A generalized optimal 9-point scheme for frequency-domain scalar wave equation

The rotated optimal 9-point scheme for frequency-domain scalar wave equation is widely used in frequency-domain full waveform inversion. This scheme requires equal directional sampling intervals, which limits its applicability. Recently, an average-derivative method was proposed to overcome this restriction. However, the average-derivative method is an algebraic approach, and therefore it does not inherit the geometrical property (coordinate transformations) of the rotated optimal 9-point scheme.
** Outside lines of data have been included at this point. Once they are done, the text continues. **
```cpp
template <int NPROD, int STAUX, bool PRIO, bool MASKED = false>
__global__ void __launch_bounds__(kRolesThreads) linear_roles_kernel(const PanelArgs a) {
  static_assert(NPROD == 1 || NPROD == 3, "NPROD");
  constexpr bool LO = NPROD == 3;
  constexpr int NPL = LO ? 2 : 1;
  constexpr int MT = 2;
  constexpr int NW = kRolesMfmaWaves;
  constexpr int BM = MT * 32;
  constexpr int NPAIR = (BM / 8) * 4;
// ... 76 lines not shown
      lin_split8<LO>(va, vb, hi, lo);
      *reinterpret_cast<uint4 *>(slot) = hi;
      if (LO) *reinterpret_cast<uint4 *>(slot + 1024) = lo;
    }
  } else if (wave == NW && lane < 2 * NW) {
    flags[lane] = 0;
  }
  __syncthreads();
  if (wave >= NW) {
    const int w0 = wave - NW, w1 = w0 + 4;
    const int n0 = w0 < nct ? (nct - w0 + NW - 1) / NW : 0;
    const int n1 = w1 < nct ? (nct - w1 + NW - 1) / NW : 0;
    const int rr = lane >> 3, c = lane & 7;
    const int es = a.out_bf16 ? 2 : 4;
    const unsigned ldy_b = static_cast<unsigned>(a.ldy) * es;
    auto drain = [&](int w, int t) {
      const unsigned char *sl = slots + w * SLOT_BYTES + rr * 128 + ((c ^ rr) << 4);
      float4 v[8];
#pragma unroll
      for (int p = 0; p < 8; ++p) v[p] = *reinterpret_cast<const float4 *>(sl + p * 1024);
      asm volatile("s_waitcnt lgkmcnt(0)" ::: "memory");
      roles_flag_set(&flags[NW + w], t + 1);
      const int ct = w + t * NW;
      const int n0c = ct * 32;
      const int grp = a.group_cols > 0 ? n0c / a.group_cols : 0;
      const int soff_e = n0c - grp * a.group_cols;
      const long firstel = (static_cast<long>(grp) * a.M + m0) * a.ldy;
      unsigned char *base = reinterpret_cast<unsigned char *>(a.y) + firstel * es;
      const __amdgpu_buffer_rsrc_t yr = __builtin_amdgcn_make_buffer_rsrc(base, 0, static_cast<int>(rows_here * ldy_b), 0x00020000);
      if (a.out_bf16) {
#pragma unroll
        for (int p = 0; p < 8; ++p) {
          const panel_u32x2 d = {lin_pack2(v[p].x, v[p].y), lin_pack2(v[p].z, v[p].w)};
          __builtin_amdgcn_raw_buffer_store_b64(d, yr, static_cast<int>((p * 8 + rr) * ldy_b) + c * 8, soff_e * 2, STAUX);
        }
      } else {
#pragma unroll
        for (int p = 0; p < 8; ++p) {
          const panel_u32x4 d = {__float_as_uint(v[p].x), __float_as_uint(v[p].y), __float_as_uint(v[p].z), __float_as_uint(v[p].w)};
          __builtin_amdgcn_raw_buffer_store_b128(d, yr, static_cast<int>((p * 8 + rr) * ldy_b) + c * 16, soff_e * 4, STAUX);
        }
      }
    };
    int d0 = 0, d1 = 0;
    while (d0 < n0 || d1 < n1) {
      bool did = false;
      if (d0 < n0 && roles_flag_load(&flags[w0]) > d0) { drain(w0, d0); ++d0; did = true; }
      if (d1 < n1 && roles_flag_load(&flags[w1]) > d1) { drain(w1, d1); ++d1; did = true; }
      if (!did) __builtin_amdgcn_s_sleep(1);
    }
    return;
  }

  if constexpr (PRIO) __builtin_amdgcn_s_setprio(1);

  unsigned f_addr[4];
  unsigned c_off[MT][4];
  {
    int ll = lane;
    asm volatile("" : "+v"(ll));
    const int r_ = ll & 31, h_ = ll >> 5;
    const int q0_ = ((r_ >> 2) & 1) | ((r_ >> 4) << 1);
    const int rl_ = ((r_ & 3) << 1) | ((r_ >> 3) & 1);
#pragma unroll
    for (int sc = 0; sc < 4; ++sc) f_addr[sc] = static_cast<unsigned>(q0_ * 4 * 2048 + (rl_ * 8 + (((2 * sc + h_) ^ (r_ & 7)))) * 16);
#pragma unroll
    for (int i = 0; i < MT; ++i)
#pragma unroll
      for (int g = 0; g < 4; ++g) {
        const int r = i * 32 + r_, cc = 2 * g + h_;
        c_off[i][g] = static_cast<unsigned>(wave * SLOT_BYTES + r * 128 + ((cc ^ (r & 7)) << 4));
      }
  }
  float4 bfr[4];
  int t = 0;
  for (int ct = wave; ct < nct; ct += NW, ++t) {
    const int ct_next = ct + NW;
    lin_bf16x8 af[2][MT][NPL];
    auto aload = [&](int set, int s) {
      const unsigned base = f_addr[s & 3] + (s >> 2) * 2048;
#pragma unroll
      for (int i = 0; i < MT; ++i)
#pragma unroll
        for (int pl = 0; pl < NPL; ++pl)
          af[set][i][pl] = *reinterpret_cast<const lin_bf16x8 *>(lds + base + i * (4 * 4 * 2048) + pl * 1024);
    };
    aload(0, 0);
    if (a.bias != nullptr) {
#pragma unroll
      for (int g = 0; g < 4; ++g) bfr[g] = *reinterpret_cast<const float4 *>(a.bias + ct * 32 + 4 * (lane >> 5) + 8 * g);
    }
#pragma unroll
    for (int s = 0; s < 16; ++s) {
      if (s + WD < 16) {
        wload((s + WD) % RS, ct, s + WD);
      } else if (ct_next < nct) {
        wload((s + WD) % RS, ct_next, s + WD - 16);
      }
      if (s + 1 < 16) aload((s + 1) & 1, s + 1);
      __builtin_amdgcn_sched_barrier(0);
#pragma unroll
      for (int i = 0; i < MT; ++i) {
        if (LO) {
          acc[i] = __builtin_amdgcn_mfma_f32_32x32x16_bf16(wf[s % RS][0], af[s & 1][i][1], acc[i], 0, 0, 0);
          acc[i] = __builtin_amdgcn_mfma_f32_32x32x16_bf16(wf[s % RS][1], af[s & 1][i][0], acc[i], 0, 0, 0);
        }
        acc[i] = __builtin_amdgcn_mfma_f32_32x32x16_bf16(wf[s % RS][0], af[s & 1][i][0], acc[i], 0, 0, 0);
      }
      __builtin_amdgcn_sched_barrier(0);
    }
    if (ct_next < nct && (16 % RS) != 0) {
      lin_bf16x8 tmp[WD][NPL];
#pragma unroll
      for (int k = 0; k < WD; ++k)
#pragma unroll
        for (int pl = 0; pl < NPL; ++pl) tmp[k][pl] = wf[(16 + k) % RS][pl];
#pragma unroll
      for (int k = 0; k < WD; ++k)
#pragma unroll
        for (int pl = 0; pl < NPL; ++pl) wf[k][pl] = tmp[k][pl];
    }
    if (a.bias != nullptr) {
#pragma unroll
      for (int i = 0; i < MT; ++i)
#pragma unroll
        for (int g = 0; g < 4; ++g) {
          acc[i][4 * g] += bfr[g].x; acc[i][4 * g + 1] += bfr[g].y;
          acc[i][4 * g + 2] += bfr[g].z; acc[i][4 * g + 3] += bfr[g].w;
        }
    }
    if (a.relu) {
#pragma unroll
      for (int i = 0; i < MT; ++i)
#pragma unroll
        for (int r = 0; r < 16; ++r) acc[i][r] = acc[i][r] < 0.f ? 0.f : acc[i][r];
    }
    while (roles_flag_load(&flags[NW + wave]) < t) __builtin_amdgcn_s_sleep(1);
    asm volatile("" ::: "memory");
#pragma unroll
    for (int i = 0; i < MT; ++i)
#pragma unroll
      for (int g = 0; g < 4; ++g)
        *reinterpret_cast<float4 *>(slots + c_off[i][g]) =
            make_float4(acc[i][4 * g], acc[i][4 * g + 1], acc[i][4 * g + 2], acc[i][4 * g + 3]);
    asm volatile("s_waitcnt lgkmcnt(0)" ::: "memory");
    roles_flag_set(&flags[wave], t + 1);
#pragma unroll
    for (int i = 0; i < MT; ++i)
#pragma unroll
      for (int r = 0; r < 16; ++r) acc[i][r] = 0.f;
  }
}

}
```

### bevformer_amd/modes.py

```python
import contextlib
import copy
import os
import threading

import torch

GEMM_MODES = ("split", "bf16", "native")
GEMM_KERNELS = (None, "first", "first64", "pipe", "panel", "panel64", "panel128", "panel64w2", "panel64w6") + tuple(
    f"panel{bm}e{v}" for bm in (64, 128) for v in (1, 2, 3, 4)) + tuple(
    f"panel{bm}s{n}" for bm in (64, 128) for n in (0, 1, 2, 3, 4, 6, 8, 12)) + ("panel128d2", "panel128d4") + (
    "panelr", "panelr1", "panelr2", "panelr3", "panelr4")
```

In this paper, a geometrical approach is developed, and a generalized optimal 9-point scheme is constructed. This new scheme is based on a directional-derivative method, and includes the rotated optimal 9-point scheme as a special case. Like the average-derivative method, the number of grid points per wavelength is reduced from approximately 13 to approximately 4 by this new 9-point optimal scheme for both equal and unequal directional sampling intervals in comparison with the classical 5-point scheme. Unlike the average-derivative method, this generalized optimal 9-point scheme shares the geometrical property of the rotated optimal 9-point scheme.

► A new 9-point scheme is presented to overcome sampling limitations of the old scheme. ► The geometrical property of the old scheme is preserved. ► Numerical examples demonstrate greater accuracy and flexibility of this scheme.